**Prompt**:
The reply should contain each record below, returned exactly as given.

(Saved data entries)

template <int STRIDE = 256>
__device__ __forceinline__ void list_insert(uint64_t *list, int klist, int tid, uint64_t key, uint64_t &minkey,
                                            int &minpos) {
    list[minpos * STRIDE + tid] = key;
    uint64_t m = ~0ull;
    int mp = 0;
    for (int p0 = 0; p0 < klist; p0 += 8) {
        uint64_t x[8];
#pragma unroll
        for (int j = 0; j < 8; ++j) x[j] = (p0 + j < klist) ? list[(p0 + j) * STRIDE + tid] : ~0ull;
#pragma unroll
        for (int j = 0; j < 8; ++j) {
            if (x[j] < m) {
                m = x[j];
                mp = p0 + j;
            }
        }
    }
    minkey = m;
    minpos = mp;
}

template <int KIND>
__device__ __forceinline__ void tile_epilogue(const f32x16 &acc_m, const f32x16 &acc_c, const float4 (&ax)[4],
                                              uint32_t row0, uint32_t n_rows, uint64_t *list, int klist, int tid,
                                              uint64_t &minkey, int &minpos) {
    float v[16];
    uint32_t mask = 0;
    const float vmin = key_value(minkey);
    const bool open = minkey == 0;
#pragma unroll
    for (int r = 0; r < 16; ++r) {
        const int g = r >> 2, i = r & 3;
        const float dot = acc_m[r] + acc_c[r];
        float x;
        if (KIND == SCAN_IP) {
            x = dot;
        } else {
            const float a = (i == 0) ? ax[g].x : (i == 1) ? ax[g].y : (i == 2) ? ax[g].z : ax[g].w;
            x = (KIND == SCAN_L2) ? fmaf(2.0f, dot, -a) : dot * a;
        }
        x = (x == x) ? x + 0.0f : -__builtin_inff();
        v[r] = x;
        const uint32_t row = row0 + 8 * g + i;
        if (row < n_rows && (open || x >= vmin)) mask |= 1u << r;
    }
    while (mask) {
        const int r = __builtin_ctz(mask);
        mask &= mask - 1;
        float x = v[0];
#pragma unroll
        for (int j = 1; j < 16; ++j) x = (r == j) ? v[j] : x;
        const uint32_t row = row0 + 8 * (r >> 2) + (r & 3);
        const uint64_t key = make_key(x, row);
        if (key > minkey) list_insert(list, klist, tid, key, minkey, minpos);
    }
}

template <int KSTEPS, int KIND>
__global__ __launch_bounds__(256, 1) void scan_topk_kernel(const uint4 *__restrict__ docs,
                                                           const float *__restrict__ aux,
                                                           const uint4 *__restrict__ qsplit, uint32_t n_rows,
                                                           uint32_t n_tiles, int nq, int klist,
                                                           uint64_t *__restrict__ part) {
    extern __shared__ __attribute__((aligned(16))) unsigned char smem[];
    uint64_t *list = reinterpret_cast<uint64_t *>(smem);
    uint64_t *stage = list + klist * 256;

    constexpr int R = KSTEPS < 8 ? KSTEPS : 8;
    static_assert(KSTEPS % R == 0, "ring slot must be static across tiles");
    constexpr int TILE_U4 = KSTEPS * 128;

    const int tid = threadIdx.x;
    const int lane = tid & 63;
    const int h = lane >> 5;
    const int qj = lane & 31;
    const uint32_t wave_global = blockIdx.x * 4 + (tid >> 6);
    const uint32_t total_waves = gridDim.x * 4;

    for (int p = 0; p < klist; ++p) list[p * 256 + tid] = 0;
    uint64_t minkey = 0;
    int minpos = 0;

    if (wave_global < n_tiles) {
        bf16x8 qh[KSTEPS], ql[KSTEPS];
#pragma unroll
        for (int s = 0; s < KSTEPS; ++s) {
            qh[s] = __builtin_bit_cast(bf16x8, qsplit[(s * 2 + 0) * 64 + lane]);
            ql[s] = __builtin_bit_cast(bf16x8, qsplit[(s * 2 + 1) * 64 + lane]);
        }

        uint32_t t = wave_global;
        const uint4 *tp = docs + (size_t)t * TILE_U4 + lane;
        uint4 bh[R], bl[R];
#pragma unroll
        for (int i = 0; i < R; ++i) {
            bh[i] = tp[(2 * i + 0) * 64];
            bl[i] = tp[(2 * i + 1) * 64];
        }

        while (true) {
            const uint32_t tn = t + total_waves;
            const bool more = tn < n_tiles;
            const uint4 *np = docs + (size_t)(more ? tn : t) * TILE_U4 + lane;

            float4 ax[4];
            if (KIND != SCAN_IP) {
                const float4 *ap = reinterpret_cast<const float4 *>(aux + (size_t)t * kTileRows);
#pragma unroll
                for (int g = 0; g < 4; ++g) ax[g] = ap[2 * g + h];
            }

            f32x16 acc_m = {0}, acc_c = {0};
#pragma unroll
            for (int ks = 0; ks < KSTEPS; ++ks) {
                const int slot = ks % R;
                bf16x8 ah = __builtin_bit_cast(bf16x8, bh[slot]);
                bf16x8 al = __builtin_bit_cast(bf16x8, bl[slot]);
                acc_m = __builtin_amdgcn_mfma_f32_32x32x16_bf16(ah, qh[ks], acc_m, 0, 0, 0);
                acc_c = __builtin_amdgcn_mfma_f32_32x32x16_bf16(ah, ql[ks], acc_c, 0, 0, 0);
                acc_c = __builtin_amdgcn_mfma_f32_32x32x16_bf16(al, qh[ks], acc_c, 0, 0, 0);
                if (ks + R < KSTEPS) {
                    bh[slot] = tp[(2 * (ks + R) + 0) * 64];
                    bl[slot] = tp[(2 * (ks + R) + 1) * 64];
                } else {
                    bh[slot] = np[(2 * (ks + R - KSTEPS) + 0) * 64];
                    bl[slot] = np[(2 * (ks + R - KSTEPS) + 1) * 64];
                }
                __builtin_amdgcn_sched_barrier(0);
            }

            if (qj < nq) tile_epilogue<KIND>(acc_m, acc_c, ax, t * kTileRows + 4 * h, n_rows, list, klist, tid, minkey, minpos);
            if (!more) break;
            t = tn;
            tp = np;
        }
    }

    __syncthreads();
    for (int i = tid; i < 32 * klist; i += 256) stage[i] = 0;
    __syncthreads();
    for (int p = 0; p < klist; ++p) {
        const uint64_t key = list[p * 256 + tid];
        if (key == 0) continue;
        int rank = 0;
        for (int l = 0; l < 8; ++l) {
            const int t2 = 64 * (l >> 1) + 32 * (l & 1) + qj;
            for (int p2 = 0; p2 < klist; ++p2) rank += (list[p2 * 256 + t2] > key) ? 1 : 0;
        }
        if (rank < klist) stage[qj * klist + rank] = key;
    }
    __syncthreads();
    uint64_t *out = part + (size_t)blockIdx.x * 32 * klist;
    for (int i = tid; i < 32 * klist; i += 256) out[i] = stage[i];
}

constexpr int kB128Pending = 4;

**Answer area**:
template <int STRIDE = 256>
__device__ __forceinline__ void list_insert(uint64_t *list, int klist, int tid, uint64_t key, uint64_t &minkey,
                                            int &minpos) {
    list[minpos * STRIDE + tid] = key;
    uint64_t m = ~0ull;
    int mp = 0;
    for (int p0 = 0; p0 < klist; p0 += 8) {
        uint64_t x[8];
#pragma unroll
        for (int j = 0; j < 8; ++j) x[j] = (p0 + j < klist) ? list[(p0 + j) * STRIDE + tid] : ~0ull;
#pragma unroll
        for (int j = 0; j < 8; ++j) {
            if (x[j] < m) {
                m = x[j];
                mp = p0 + j;
            }
        }
    }
    minkey = m;
    minpos = mp;
}

template <int KIND>
__device__ __forceinline__ void tile_epilogue(const f32x16 &acc_m, const f32x16 &acc_c, const float4 (&ax)[4],
                                              uint32_t row0, uint32_t n_rows, uint64_t *list, int klist, int tid,
                                              uint64_t &minkey, int &minpos) {
    float v[16];
    uint32_t mask = 0;
    const float vmin = key_value(minkey);
    const bool open = minkey == 0;
#pragma unroll
    for (int r = 0; r < 16; ++r) {
        const int g = r >> 2, i = r & 3;
        const float dot = acc_m[r] + acc_c[r];
        float x;
        if (KIND == SCAN_IP) {
            x = dot;
        } else {
            const float a = (i == 0) ? ax[g].x : (i == 1) ? ax[g].y : (i == 2) ? ax[g].z : ax[g].w;
            x = (KIND == SCAN_L2) ? fmaf(2.0f, dot, -a) : dot * a;
        }
        x = (x == x) ? x + 0.0f : -__builtin_inff();
        v[r] = x;
        const uint32_t row = row0 + 8 * g + i;
        if (row < n_rows && (open || x >= vmin)) mask |= 1u << r;
    }
    while (mask) {
        const int r = __builtin_ctz(mask);
        mask &= mask - 1;
        float x = v[0];
#pragma unroll
        for (int j = 1; j < 16; ++j) x = (r == j) ? v[j] : x;
        const uint32_t row = row0 + 8 * (r >> 2) + (r & 3);
        const uint64_t key = make_key(x, row);
        if (key > minkey) list_insert(list, klist, tid, key, minkey, minpos);
    }
}

template <int KSTEPS, int KIND>
__global__ __launch_bounds__(256, 1) void scan_topk_kernel(const uint4 *__restrict__ docs,
                                                           const float *__restrict__ aux,
                                                           const uint4 *__restrict__ qsplit, uint32_t n_rows,
                                                           uint32_t n_tiles, int nq, int klist,
                                                           uint64_t *__restrict__ part) {
    extern __shared__ __attribute__((aligned(16))) unsigned char smem[];
    uint64_t *list = reinterpret_cast<uint64_t *>(smem);
    uint64_t *stage = list + klist * 256;

    constexpr int R = KSTEPS < 8 ? KSTEPS : 8;
    static_assert(KSTEPS % R == 0, "ring slot must be static across tiles");
    constexpr int TILE_U4 = KSTEPS * 128;

    const int tid = threadIdx.x;
    const int lane = tid & 63;
    const int h = lane >> 5;
    const int qj = lane & 31;
    const uint32_t wave_global = blockIdx.x * 4 + (tid >> 6);
    const uint32_t total_waves = gridDim.x * 4;

    for (int p = 0; p < klist; ++p) list[p * 256 + tid] = 0;
    uint64_t minkey = 0;
    int minpos = 0;

    if (wave_global < n_tiles) {
        bf16x8 qh[KSTEPS], ql[KSTEPS];
#pragma unroll
        for (int s = 0; s < KSTEPS; ++s) {
            qh[s] = __builtin_bit_cast(bf16x8, qsplit[(s * 2 + 0) * 64 + lane]);
            ql[s] = __builtin_bit_cast(bf16x8, qsplit[(s * 2 + 1) * 64 + lane]);
        }

        uint32_t t = wave_global;
        const uint4 *tp = docs + (size_t)t * TILE_U4 + lane;
        uint4 bh[R], bl[R];
#pragma unroll
        for (int i = 0; i < R; ++i) {
            bh[i] = tp[(2 * i + 0) * 64];
            bl[i] = tp[(2 * i + 1) * 64];
        }

        while (true) {
            const uint32_t tn = t + total_waves;
            const bool more = tn < n_tiles;
            const uint4 *np = docs + (size_t)(more ? tn : t) * TILE_U4 + lane;

            float4 ax[4];
            if (KIND != SCAN_IP) {
                const float4 *ap = reinterpret_cast<const float4 *>(aux + (size_t)t * kTileRows);
#pragma unroll
                for (int g = 0; g < 4; ++g) ax[g] = ap[2 * g + h];
            }

            f32x16 acc_m = {0}, acc_c = {0};
#pragma unroll
            for (int ks = 0; ks < KSTEPS; ++ks) {
                const int slot = ks % R;
                bf16x8 ah = __builtin_bit_cast(bf16x8, bh[slot]);
                bf16x8 al = __builtin_bit_cast(bf16x8, bl[slot]);
                acc_m = __builtin_amdgcn_mfma_f32_32x32x16_bf16(ah, qh[ks], acc_m, 0, 0, 0);
                acc_c = __builtin_amdgcn_mfma_f32_32x32x16_bf16(ah, ql[ks], acc_c, 0, 0, 0);
                acc_c = __builtin_amdgcn_mfma_f32_32x32x16_bf16(al, qh[ks], acc_c, 0, 0, 0);
                if (ks + R < KSTEPS) {
                    bh[slot] = tp[(2 * (ks + R) + 0) * 64];
                    bl[slot] = tp[(2 * (ks + R) + 1) * 64];
                } else {
                    bh[slot] = np[(2 * (ks + R - KSTEPS) + 0) * 64];
                    bl[slot] = np[(2 * (ks + R - KSTEPS) + 1) * 64];
                }
                __builtin_amdgcn_sched_barrier(0);
            }

            if (qj < nq) tile_epilogue<KIND>(acc_m, acc_c, ax, t * kTileRows + 4 * h, n_rows, list, klist, tid, minkey, minpos);
            if (!more) break;
            t = tn;
            tp = np;
        }
    }

    __syncthreads();
    for (int i = tid; i < 32 * klist; i += 256) stage[i] = 0;
    __syncthreads();
    for (int p = 0; p < klist; ++p) {
        const uint64_t key = list[p * 256 + tid];
        if (key == 0) continue;
        int rank = 0;
        for (int l = 0; l < 8; ++l) {
            const int t2 = 64 * (l >> 1) + 32 * (l & 1) + qj;
            for (int p2 = 0; p2 < klist; ++p2) rank += (list[p2 * 256 + t2] > key) ? 1 : 0;
        }
        if (rank < klist) stage[qj * klist + rank] = key;
    }
    __syncthreads();
    uint64_t *out = part + (size_t)blockIdx.x * 32 * klist;
    for (int i = tid; i < 32 * klist; i += 256) out[i] = stage[i];
}

constexpr int kB128Pending = 4;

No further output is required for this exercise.